Last month Irra became the first Ugandan to reach an AFL list.
When he arrived in Australia with his family at the age of 11, he had never heard of Aussie rules football.
"Never, because where I come from, Uganda, it's traditionally soccer, so football was very new to me, and it was a very weird sport," Irra said.
But he took to the new code with ease, and excelled during his time at his Adelaide school, Sacred Heart College.
"That's how I got involved, through there, through mates," he said.
"I jumped on board with them and started training and staying at their houses to help me out with transport and things like that."
The powerful midfielder went on to play 38 games for SANFL side South Adelaide, before being picked up as a rookie by Port Adelaide last month through the Next Generation Academy.
"It's something that I've been working really hard towards over the last few years, so I'm just really over the moon and looking forward to the opportunity ahead," Irra said.
The academy is a new initiative by the AFL, aimed at identifying talent and improving pathways, particularly among multicultural and Indigenous communities.

Academy gives young players incredible opportunities: Irra

Director of Academies and three-time AFL premiership player Shaun Hart said the Next Generation Academy takes players aged 11 to 18.

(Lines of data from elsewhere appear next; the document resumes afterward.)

+                            tot += trip_solve<W>(__builtin_popcount(nm), nm, nullptr, 0, -1, -1).cost;
+                            if (tot >= best.cost) return;
+                        }
+                        best.cost = (uint16_t)tot;
+                        for (int i = 0; i < 4; ++i) best.sigma[i] = (uint8_t)sig[i];
+                        for (int t = 0; t < WAVE_LANES; ++t) best.fz[t] = fz[t], best.src[t] = src[t];
+                    };
+                    if (wantsrc) {
+                        consider(wantsrc);
+                    } else {
+                        uint8_t src[WAVE_LANES];
+                        for (int j = 0; j < nlow; ++j) src[j] = (uint8_t)(8 + low[j]);
+                        for (int i = 0; i < kk; ++i) src[a + i] = (uint8_t)i;
+                        src[5] = (uint8_t)(8 + ti);
+                        consider(src);
+                        std::sort(src, src + WAVE_LANES);
+                        do consider(src);
+                        while (best.cost && std::next_permutation(src, src + WAVE_LANES));
+                    }
+                } while (best.cost && std::next_permutation(low, low + nlow));
+            }
+        }
+    } while (best.cost && std::next_permutation(sig, sig + kk));
+    return memo.emplace(key, best).first->second;
+}
+
 template <class W>
 struct Xlate {
     const DqFusedPass* p;
     WaveKernPass* k;
     int phys[W::R];
     int lanes[WAVE_LANES];
+    int pref0 = -1;
+    int cost = 0;
     int nrec = 0;
     WaveRec* recs = nullptr;
     int cap = WAVE_MAX_REC;
@@ -198,55 +306,59 @@
         return -1;
     }
 
-    bool trip(unsigned mask, const int* inc_lanes, int kk, const int* want) {
+    bool trip(unsigned mask, const int* inc_lanes, int kk, const int* want, unsigned next_inc = 0) {
         const int a = 5 - kk, S = 64 + (1 << a);
-        int moving[W::R], out_bits[W::R], inc_bits[W::R], stay_lanes[WAVE_LANES], stay_bits[WAVE_LANES], fpos[WAVE_LANES];
+        int moving[W::R], out_bits[W::R], stay_lanes[WAVE_LANES], stay_bits[WAVE_LANES];
         int nm = 0, ns = 0;
+        unsigned incmask = 0;
         for (int s = 0; s < W::R; ++s)
             if ((mask >> s) & 1u) {
                 moving[nm] = s;
                 out_bits[nm] = phys[s];
                 ++nm;
             }
-        for (int i = 0; i < kk; ++i) inc_bits[i] = lanes[inc_lanes[i]];
-        for (int b = 0; b < WAVE_LANES; ++b) {
-            bool inc = false;
-            for (int i = 0; i < kk; ++i) inc = inc || inc_lanes[i] == b;
-            if (!inc) {
+        for (int i = 0; i < kk; ++i) incmask |= 1u << inc_lanes[i];
+        for (int b = 0; b < WAVE_LANES; ++b)
+            if (!((incmask >> b) & 1u)) {
                 stay_lanes[ns] = b;
                 stay_bits[ns] = lanes[b];
                 ++ns;
             }
-        }
-        if (kk == 0) {
-            for (int t = 0; t < ns; ++t) fpos[t] = t;
-        } else {
-            for (int t = 0; t < ns; ++t) fpos[t] = t < a ? t : 5;
-        }
+        uint8_t wantsrc[WAVE_LANES];
+        if (want)
+            for (int b = 0; b < WAVE_LANES; ++b) {
+                int src = -1;
+                for (int i = 0; i < kk; ++i)
+                    if (want[b] == out_bits[i]) src = i;
+                for (int t = 0; t < ns; ++t)
+                    if (want[b] == stay_bits[t]) src = 8 + t;
+                if (src < 0) return false;
+                wantsrc[b] = (uint8_t)src;
+            }
+        unsigned nextmask = 0;
+        for (int i = 0; i < kk; ++i)
+            if ((next_inc >> out_bits[i]) & 1u) nextmask |= 1u << i;
+        for (int t = 0; t < ns; ++t)
+            if ((next_inc >> stay_bits[t]) & 1u) nextmask |= 16u << t;
+        if (__builtin_popcount(nextmask) > W::MAXK) nextmask = 0;
+        int pref_pos = -1, pref_inc = -1;
+        if (pref0 >= 0 && kk > 0 && (mask & 1u))
+            for (int i = 0; i < kk; ++i)
+                if (lanes[inc_lanes[i]] == pref0) pref_pos = 0, pref_inc = i;
+        const TripPlace& pl = trip_solve<W>(kk, incmask, want ? wantsrc : nullptr, nextmask, pref_pos, pref_inc);
+        cost += pl.cost;
         uint32_t cw[WAVE_LANES] = {0}, cr[WAVE_LANES] = {0}, tbc[WAVE_LANES] = {0};
-        for (int i = 0; i < kk; ++i) cw[inc_lanes[i]] = (unsigned)W::ELEM << (a + i);
-        for (int t = 0; t < ns; ++t) cw[stay_lanes[t]] = (unsigned)W::ELEM << fpos[t];
-        int nl[WAVE_LANES];
-        if (want) {
-            for (int b = 0; b < WAVE_LANES; ++b) nl[b] = want[b];
-        } else if (kk == 0) {
-            for (int b = 0; b < WAVE_LANES; ++b) nl[b] = lanes[b];
-        } else {
-            for (int b = 0; b < WAVE_LANES; ++b) nl[b] = b < a ? stay_bits[b] : (b < 5 ? out_bits[b - a] : stay_bits[a]);
-        }
+        int inc_bits[W::R], nl[WAVE_LANES];
+        for (int i = 0; i < kk; ++i) {
+            const int lane = inc_lanes[pl.sigma[i]];
+            cw[lane] = (unsigned)W::ELEM << (a + i);
+            inc_bits[i] = lanes[lane];
+        }
+        for (int t = 0; t < ns; ++t) cw[stay_lanes[t]] = (unsigned)W::ELEM * pl.fz[t];
         for (int b = 0; b < WAVE_LANES; ++b) {
-            bool found = false;
-            for (int i = 0; i < kk && !found; ++i)
-                if (nl[b] == out_bits[i]) {
-                    cr[b] = ((unsigned)W::ELEM * (unsigned)S) << i;
-                    found = true;
-                }
-            for (int t = 0; t < ns && !found; ++t)
-                if (nl[b] == stay_bits[t]) {
-                    cr[b] = (unsigned)W::ELEM << fpos[t];
-                    found = true;
-                }
-            if (!found) return false;
+            const int src = pl.src[b];
+            nl[b] = src < 8 ? out_bits[src] : stay_bits[src - 8];
+            cr[b] = src < 8 ? ((unsigned)W::ELEM * (unsigned)S) << src : (unsigned)W::ELEM * pl.fz[src - 8];
             tbc[b] = 1u << nl[b];
         }
         WaveRec ra{}, rb{};
@@ -258,7 +370,7 @@
         return push(ra) && push(rb);
     }
 
-    bool go(unsigned slotset, const int* want) {
+    bool go(unsigned slotset, const int* want, unsigned nextset = 0) {
         for (;;) {
             unsigned mask = 0;
             int inc[WAVE_LANES], ninc = 0, nout = 0;
@@ -272,6 +384,7 @@
             if (nout != ninc) return false;
             if (nout == 0) return true;
             int kk = nout;
+            unsigned rest = 0;
             if (kk > W::MAXK) kk = nout > 2 * W::MAXK ? W::MAXK : (nout + 1) / 2;
             if (kk < nout) {
                 unsigned m2 = 0;
@@ -282,8 +395,22 @@
                         ++c;
                     }
                 mask = m2;
-            }
-            if (!trip(mask, inc, kk, kk == nout ? want : nullptr)) return false;
+                unsigned all = 0, bestsub = 0;
+                int bestcost = 1 << 30;
+                for (int i = 0; i < ninc; ++i) all |= 1u << inc[i];
+                for (unsigned sub = 1; sub < 64u; ++sub) {
+                    if ((sub & ~all) || __builtin_popcount(sub) != kk) continue;
+                    const int c2 = trip_solve<W>(kk, sub, nullptr, 0, -1, -1).cost;
+                    if (c2 < bestcost) bestcost = c2, bestsub = sub;
+                }
+                ninc = 0;
+                for (int b = 0; b < WAVE_LANES; ++b) {
+                    if ((bestsub >> b) & 1u) inc[ninc++] = b;
+                    else if ((all >> b) & 1u) rest |= 1u << lanes[b];
+                }
+            }
+            const bool last = kk == nout;
+            if (!trip(mask, inc, kk, last ? want : nullptr, last ? (nextset ? nextset & ~slotset : 0u) : rest)) return false;
         }
     }
 };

"So there's a much more concentrated focus on creating better pathways for players to come through into the elite level," Hart said.
"Will everyone get there? Probably not, but the reality is the more people we can help on a pathway at an earlier stage, the more likely we see more people continuing to reach the highest levels of AFL football."
Irra said the new academies will provide young players with an incredible opportunity to be part of an elite program.
But he said they will still have to work extremely hard.
"It'll really fast-track them," he said.
"They're going to teach them about training habits, nutrition, how to be an ultimate professional and that's going to be amazing for them, getting it at such an early age.
"[But] there's no free handouts, they have to really make sure that they come here, and want to be a part of the program and dedicate themselves, not here only but away from the club."

Irra 'committed to being the best player'

Hart said he was confident Irra will do all he can to break into the senior side.
"Whether it be in the midfield or down back, I think he'll put some real heat on some players and he'll be desperate to take someone's spot," he said.
"I think it's just his commitment to being the best player and person within the community that he can be will see him become a significant person at Port Adelaide Football Club and in the wider AFL community."
Irra said he was taking it a day at a time.
"I'm just trying to learn as much as I can, and I'm going to to be taking it day by day, speaking to the coaches ... about about what I need to do, where I can improve, and just each day try to get better.